Они сидели в кабинете у Лайонза и пили кофе. Пруэтт рассказывал о своей летной службе. Вдруг Лайонз встал.
— Хочешь полетать со мной на «Стирмане»? Посмотрим, как ты с ним управишься.
— Вы еще спрашиваете, хочу ли я полетать на таком самолете? Второй раз вам просить меня не придется… Пошли!
Пруэтт знал, что полетит с настоящим ветераном авиации. Отец рассказывал о прошлом Лайонза, который облетел чуть ли не весь свет в поисках приключений. Никто не знал, сколько часов Лайонз провел в воздухе, да и сам летчик не обременял себя такими подсчетами. Летать он умел на всем, что только может оторваться от земли.
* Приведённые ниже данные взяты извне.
static void free_set(cbx_plan::OpSet& S) {
    (void)hipFree(S.d_win); (void)hipFree(S.d_nops); (void)hipFree(S.d_batches); (void)hipFree(S.d_sops); (void)hipFree(S.d_gops);
}

extern "C" int cbx_plan_create(const cbx_field* fields, int32_t n_fields, const cbx_array* arrays,
                               int32_t n_arrays, const cbx_plan_options* opts, cbx_plan** out_plan) {
    if (!fields || n_fields <= 0 || !opts || !out_plan || n_arrays < 0 || (n_arrays > 0 && !arrays))
        return fail(CBX_E_ARGUMENT, "cbx_plan_create: invalid arguments");
    cbx_plan* P = new cbx_plan();
    P->opts = *opts;
    P->jit_min = opts->jit_min_records < 0 ? -1 : (opts->jit_min_records == 0 ? 262144 : opts->jit_min_records);
    if (const char* e = getenv("CBX_JIT"))
        if (e[0] == '0') P->jit_min = -1;
    P->n_columns = opts->n_columns;
    if (opts->string_views < 0 || opts->string_views > 2)
        { delete P; return fail(CBX_E_ARGUMENT, "cbx_plan_create: string_views must be 0, 1 or 2"); }
    P->view = opts->string_views == 1;
    P->packed = opts->string_views == 2;
    if (P->n_columns <= 0) { delete P; return fail(CBX_E_ARGUMENT, "cbx_plan_create: n_columns must be positive"); }
    P->hfields.assign(fields, fields + n_fields);
    if (n_arrays) P->harrays.assign(arrays, arrays + n_arrays);
    P->col_is_string.assign(P->n_columns, 0);
    P->col_slots.assign(P->n_columns, 1);
    P->col_max_bytes.assign(P->n_columns, 0);

    int lut_max = 1;
    for (int i = 0; i < 256; i++) lut_max = std::max(lut_max, (int)((opts->lut[i] >> 24) & 3));

    for (int i = 0; i < n_fields; i++) {
        const cbx_field& f = fields[i];
        const std::string fi = "field " + std::to_string(i);
        if (f.n_dims < 0 || f.n_dims > CBX_MAX_DIMS) { delete P; return fail(CBX_E_ARGUMENT, fi + ": bad n_dims"); }
        for (int k = 0; k < f.n_dims; k++)
            if (f.dim_count[k] <= 0 || f.dim_array[k] < 0 || f.dim_array[k] >= n_arrays) {
                delete P; return fail(CBX_E_ARGUMENT, fi + ": bad dimension");
            }
        Field d = make_field(f);
        if (f.column < 0 || f.column >= P->n_columns) { delete P; return fail(CBX_E_ARGUMENT, fi + ": bad column"); }
        if (!is_generated(d) && (f.size <= 0 || f.offset < 0)) { delete P; return fail(CBX_E_ARGUMENT, fi + ": bad offset/size"); }
        if (!(f.kind >= CBX_K_STRING && f.kind <= CBX_K_UTF16_LE)) { delete P; return fail(CBX_E_ARGUMENT, fi + ": unknown kind"); }
        if (f.kind == CBX_K_BINARY && f.size > 16) { delete P; return fail(CBX_E_UNSUPPORTED, fi + ": binary wider than 16 bytes"); }
        if (f.kind == CBX_K_ASCII_NUM && (f.size > kAsciiNumMax || f.scale < 0 || f.scale > 100 || f.scale_factor < -100 ||
                                          f.scale_factor > 100)) {
            delete P; return fail(CBX_E_UNSUPPORTED, fi + ": ASCII DISPLAY number wider than 64 bytes");
        }
        if ((f.out_type == CBX_O_DEC64 || f.out_type == CBX_O_DEC128) && (f.out_precision < 1 || f.out_precision > 38)) {
            delete P; return fail(CBX_E_UNSUPPORTED, fi + ": decimal precision outside 1..38");
        }
        if (d.variant == V_STRING) {
            if (f.kind == CBX_K_STRING) d.max_utf8 = lut_max;
            d.seq = P->n_seq;
            P->n_seq += d.n_slots;
            for (int sl = 0; sl < d.n_slots; sl++) {
                P->seq_field.push_back(i);
                P->seq_slot.push_back(sl);
                P->seq_tile_cap.push_back(((int64_t)kWave * f.size * d.max_utf8 + 15) & ~(int64_t)15);
            }
            P->col_max_bytes[f.column] = f.size * d.max_utf8;
        } else if ((d.variant == V_ZONED16 || d.variant == V_GENERIC) && !(f.flags & CBX_F_LIST)) {
            d.defer = (int)P->hdefer.size();
            for (int s = 0; s < d.n_slots; s++) P->hdefer.push_back(DeferSeq{i, s});
        }
        P->dfields_h.push_back(d);
        P->col_is_string[f.column] = is_string_out(f.out_type);
        P->col_slots[f.column] = d.n_slots;
    }
    for (int ai = 0; ai < n_arrays; ai++) {
        const cbx_array& ar = arrays[ai];
        if (ar.dependee >= n_fields || ar.max_count <= 0) { delete P; return fail(CBX_E_ARGUMENT, "array " + std::to_string(ai) + ": bad descriptor"); }
        if (ar.offsets_column >= P->n_columns || (ar.offsets_column >= 0 && (ar.dependee < 0 || ar.n_dims != 0)))
            { delete P; return fail(CBX_E_ARGUMENT, "array " + std::to_string(ai) + ": list layout needs a top-level OCCURS DEPENDING ON"); }
        if (ar.dependee >= 0) {
            const cbx_field& df = fields[ar.dependee];
            if (!(df.flags & CBX_F_INTEGRAL) || df.n_dims != 0 || df.precision > 18)
                { delete P; return fail(CBX_E_UNSUPPORTED, "array " + std::to_string(ai) + ": DEPENDING ON source must be a non-array integral field"); }
        }
    }
    for (int ai = 0; ai < n_arrays; ai++)
        for (int i = 0; i < n_fields; i++) {
            const cbx_field& f = fields[i];
            if (!(f.flags & CBX_F_LIST) || (f.n_dims == 1 && f.dim_array[0] != ai)) continue;
            if (f.n_dims != 1 || arrays[ai].offsets_column < 0 || is_string_out(f.out_type) || f.segment != arrays[ai].segment)
                { delete P; return fail(CBX_E_ARGUMENT, "field " + std::to_string(i) + ": CBX_F_LIST needs a numeric element of a list-layout array in its segment"); }
            ListOp lo{};
            const int16_t none[CBX_MAX_DIMS] = {0, 0, 0, 0};
            lo.op = make_numop(P->dfields_h[i], 0, f.offset, none, none, 0);
            lo.field = i;
            lo.array = ai;
            lo.stride = f.dim_stride[0];
            P->lops.push_back(lo);
        }
    for (ListOp& lo : P->lops) {
        lo.elem_lo = lo.op.eo;
        for (const ListOp& o : P->lops)
            if (o.array == lo.array) lo.elem_lo = std::min(lo.elem_lo, o.op.eo);
    }
    if ((int)P->lops.size() != (int)std::count_if(fields, fields + n_fields, [](const cbx_field& f) { return (f.flags & CBX_F_LIST) != 0; }))
        { delete P; return fail(CBX_E_ARGUMENT, "CBX_F_LIST field outside a list-layout array"); }
    P->seg_col = opts->segment_column;
    if (P->seg_col >= P->n_columns) { delete P; return fail(CBX_E_ARGUMENT, "bad segment column"); }

    int wmax = opts->window_bytes > 0 ? opts->window_bytes : 256;
    if (wmax > kMaxWindowBytes) wmax = kMaxWindowBytes;
    build_contig(P);
    build_windowed(P, wmax);
    int slots = 0;
    if (P->view || P->packed) P->str_stage = 0;
    for (const Field& d : P->dfields_h) {
        if (d.variant != V_STRING) continue;
        const bool fast = d.size <= kStrFastBytes && (d.kind == CBX_K_STRING || d.kind == CBX_K_STRING_ASCII);
        if ((P->view || P->packed) && fast) {
            if (d.max_utf8 > 1 || getenv("CBX_STR_NO_SHIFT")) slots = std::max(slots, kWave * str_lane_slot(d.size, d.max_utf8));
        } else {
            P->str_stage = std::max(P->str_stage, kWave * d.size * d.max_utf8);
            P->view_staged |= P->view;
        }
    }
    P->str_stage = std::min(P->str_stage, kStrStageBytes);
    for (const cbx_field& f : P->hfields) {
        if (f.flags & CBX_F_LIST) continue;
        int64_t e = (int64_t)f.offset + f.size;
        for (int k = 0; k < f.n_dims; k++) e += (int64_t)(f.dim_count[k] - 1) * f.dim_stride[k];
        if (f.kind != CBX_K_RECORD_ID && f.kind != CBX_K_FILE_ID)
            P->rec_extent = std::max(P->rec_extent, (int)std::min<int64_t>(e, 1 << 30));
    }
    P->str_stage = std::max(P->str_stage, slots);

    cbx_segment_map sm = opts->segments;
    if (opts->has_segments) {
        if (sm.n_keys < 0 || sm.n_keys > CBX_MAX_SEG_KEYS || sm.n_levels < 0 || sm.n_levels > CBX_MAX_SEG_LEVELS ||
            sm.prefix_len < 0 || sm.prefix_len > CBX_MAX_SEG_PREFIX || (sm.field_is_int && (sm.field < 0 || sm.field >= n_fields))) {
            delete P; return fail(CBX_E_ARGUMENT, "cbx_plan_create: bad segment map");
        }
        if (sm.field_is_int && !(fields[sm.field].flags & CBX_F_INTEGRAL)) {
            delete P; return fail(CBX_E_UNSUPPORTED, "segment field must be a string or an integral field");
        }
        for (int l = 0; l < sm.n_levels; l++) {
            const int c = sm.level_column[l];
            if (c < 0) continue;
            if (c >= P->n_columns) { delete P; return fail(CBX_E_ARGUMENT, "cbx_plan_create: bad Seg_Id column"); }
            P->col_is_string[c] = 1;
            P->col_slots[c] = 1;
            P->col_max_bytes[c] = sm.prefix_len + 64;
            P->segid_cols.push_back(l);
        }
        for (int k = 0; k < sm.n_keys; k++) {
            std::string u8;
            for (int j = 0; j < opts->segments.key_len[k]; j++) {
// ... 380 lines not shown
    if (mode == 0 && P->packed && P->n_seq > 0 && (contig || span) && P->jit_min >= 0 && c.n_rec >= P->jit_min) {
        const int kp = contig ? contig_kp(sdw) : span_kp;
        const int k = (contig ? 2 : 3) * (kPre + 1) + kp;
        if (!P->jit_tried[k]) {
            P->jit_tried[k] = true;
            std::string err;
            CoopSplit cs;
            P->jit_coop[k] = jit_coop_of(true, span, jit_pro(P), 2, S.win, S.nops, S.batches, S.sops, true, &cs);
            P->jit_fn[k] = jit_get(jit_source(true, kp, jit_pro(P), 2, S.win, S.nops, S.batches, S.sops, span, true),
                                   &err, "cbx_jit_count");
        }
        cfn = P->jit_fn[k];
        ck = k;
    }
    if (mode == 0 && P->packed && P->n_seq > 0 && !cfn && !contig) {
        const int kind = P->last_kind;
        if ((r = launch(P, c, columns, 1, st))) return r;
        P->last_kind = kind;
        if (piped) HIP_CHECK(hipEventRecord(P->pipe_done, st));
    } else if (mode == 0 && P->packed && P->n_seq > 0) {
        KernelArgs ac = a;
        ac.mode = 1;
        size_t clds = lds_own;
        const bool ccoop = cfn && P->jit_coop[ck];
        if (cfn) {
            ac.lds_wave = (a.lds_rows + a.lds_counts + 16 + 15) & ~15;
            clds = 1024 + kLutLds + (ccoop ? (size_t)a.lds_rows + (size_t)kWavesPerBlock * (ac.lds_wave - a.lds_rows)
                                           : (size_t)kWavesPerBlock * ac.lds_wave);
        }
        int cocc = 0;
        const hipError_t ce2 = cfn ? hipModuleOccupancyMaxActiveBlocksPerMultiprocessor(&cocc, cfn, kWave * kWavesPerBlock, clds)
                                   : hipOccupancyMaxActiveBlocksPerMultiprocessor(&cocc, decode_kernel, kWave * kWavesPerBlock, clds);
        int cbpc = (int)std::max<size_t>(1, std::min<size_t>(16, (160 * 1024) / clds));
        if (ce2 == hipSuccess && cocc > 0) cbpc = std::min(cbpc, cocc);
        if (const char* e = getenv("CBX_MAX_BLOCKS_PER_CU")) cbpc = std::max(1, std::min(cbpc, atoi(e)));
        if (piped && P->pipe_count_bpc > 0) cbpc = std::min(cbpc, P->pipe_count_bpc);
        const int64_t cneeded = ccoop ? n_tiles : (n_tiles + kWavesPerBlock - 1) / kWavesPerBlock;
        const int64_t cgrid = std::min<int64_t>(cneeded, (int64_t)P->num_cus * cbpc);
        if (cfn) {
            void* kargs[] = {&ac};
            HIP_CHECK(hipModuleLaunchKernel(cfn, (unsigned)cgrid, 1, 1, kWave * kWavesPerBlock, 1, 1, (unsigned)clds, st, kargs, nullptr));
        } else {
            hipLaunchKernelGGL(decode_kernel, dim3((unsigned)cgrid), dim3(kWave * kWavesPerBlock), clds, st, ac);
            HIP_CHECK(hipGetLastError());
        }
        if ((r = string_scan(P, n_tiles, st))) return r;
        if (piped) HIP_CHECK(hipEventRecord(P->pipe_done, st));
    }
    if (jfn) {
        void* kargs[] = {&a};
        HIP_CHECK(hipModuleLaunchKernel(jfn, (unsigned)grid, 1, 1, kWave * kWavesPerBlock, 1, 1, (unsigned)lds, st, kargs, nullptr));
    } else {
        hipLaunchKernelGGL(decode_kernel, dim3((unsigned)grid), dim3(kWave * kWavesPerBlock), lds, st, a);
        HIP_CHECK(hipGetLastError());
    }
    if (lists) {
        const int64_t lgrid = std::min<int64_t>((n_tiles + kListWaves - 1) / kListWaves, (int64_t)P->num_cus * 8);
        const size_t llds = kListWaves * 2 * (2 * kGuard + kListStage);
        hipFunction_t lfn = nullptr;
        if (P->jit_min >= 0 && c.n_rec >= P->jit_min) {
            const int k = 4 * (kPre + 1);
            if (!P->jit_tried[k]) {
                P->jit_tried[k] = true;
                const std::string src = jit_list_source(P->lops);
                std::string err;
                if (!src.empty()) P->jit_fn[k] = jit_get(src, &err, "cbx_jit_list");
            }
            lfn = P->jit_fn[k];
        }
        const CBX_CONST ListOp* d_lops = (const CBX_CONST ListOp*)P->d_lops;
        int32_t n_lops = (int32_t)P->lops.size();
        if (lfn) {
            void* kargs[] = {&a, &d_lops, &n_lops};
            HIP_CHECK(hipModuleLaunchKernel(lfn, (unsigned)lgrid, 1, 1, kWave * kListWaves, 1, 1, (unsigned)llds, st, kargs, nullptr));
        } else {
            hipLaunchKernelGGL(list_kernel<false>, dim3((unsigned)lgrid), dim3(kWave * kListWaves), llds, st, a, d_lops, n_lops);
        }
        hipLaunchKernelGGL(list_kernel<true>, dim3((unsigned)lgrid), dim3(kWave * kListWaves), llds, st, a,
                           (const CBX_CONST ListOp*)P->d_lops, (int32_t)P->lops.size());
        HIP_CHECK(hipGetLastError());
    }
    if (prof) HIP_CHECK(hipEventRecord(ce.e[1], st));
    if (mode == 0 && n_defer > 0) {
        const unsigned gy = (unsigned)std::min<int64_t>(n_defer, 65535);
        hipLaunchKernelGGL(fixup_kernel, dim3((unsigned)((n_tiles + 4 * kWave - 1) / (4 * kWave)), gy), dim3(4 * kWave), 0, st, a,
                           (const CBX_CONST DeferSeq*)P->d_defer, n_defer);
        HIP_CHECK(hipGetLastError());
    }
    if (P->n_seq > 0 && !((P->view || P->packed) && mode == 0)) {
        if ((r = string_scan(P, n_tiles, st))) return r;
        if (mode == 0) {
            const unsigned gx = (unsigned)((n_tiles + kPlaceWaves * kPlaceTiles - 1) / (kPlaceWaves * kPlaceTiles));
            hipLaunchKernelGGL(str_place_kernel, dim3(gx, (unsigned)std::min<int64_t>(P->n_seq, 65535)), dim3(kWave * kPlaceWaves), 0, st,
                               (const CBX_CONST SeqCall*)P->d_seqcall, (const uint32_t*)P->d_str_tot,
                               (const int64_t*)P->d_str_excl, n_tiles, c.n_rec, P->n_seq, P->d_status);
            HIP_CHECK(hipGetLastError());
        }
    }
    if (prof) {
        HIP_CHECK(hipEventRecord(ce.e[2], st));
        P->ev_calls.push_back(ce);
    }
    return CBX_OK;
}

В тысяча девятьсот тридцать седьмом году он летал на русских пикирующих бомбардировщиках «Катюшах» в Испании и до смерти пугал своих хвостовых стрелков, опускаясь ниже верхушек деревьев, с ревом проносясь по узким горным ущельям, летя с вертикальным креном, потому что ущелья были уже размаха крыльев машины. Наземные цели он атаковал почти в упор, словно хотел обезглавить вражеских солдат сверкающими винтами.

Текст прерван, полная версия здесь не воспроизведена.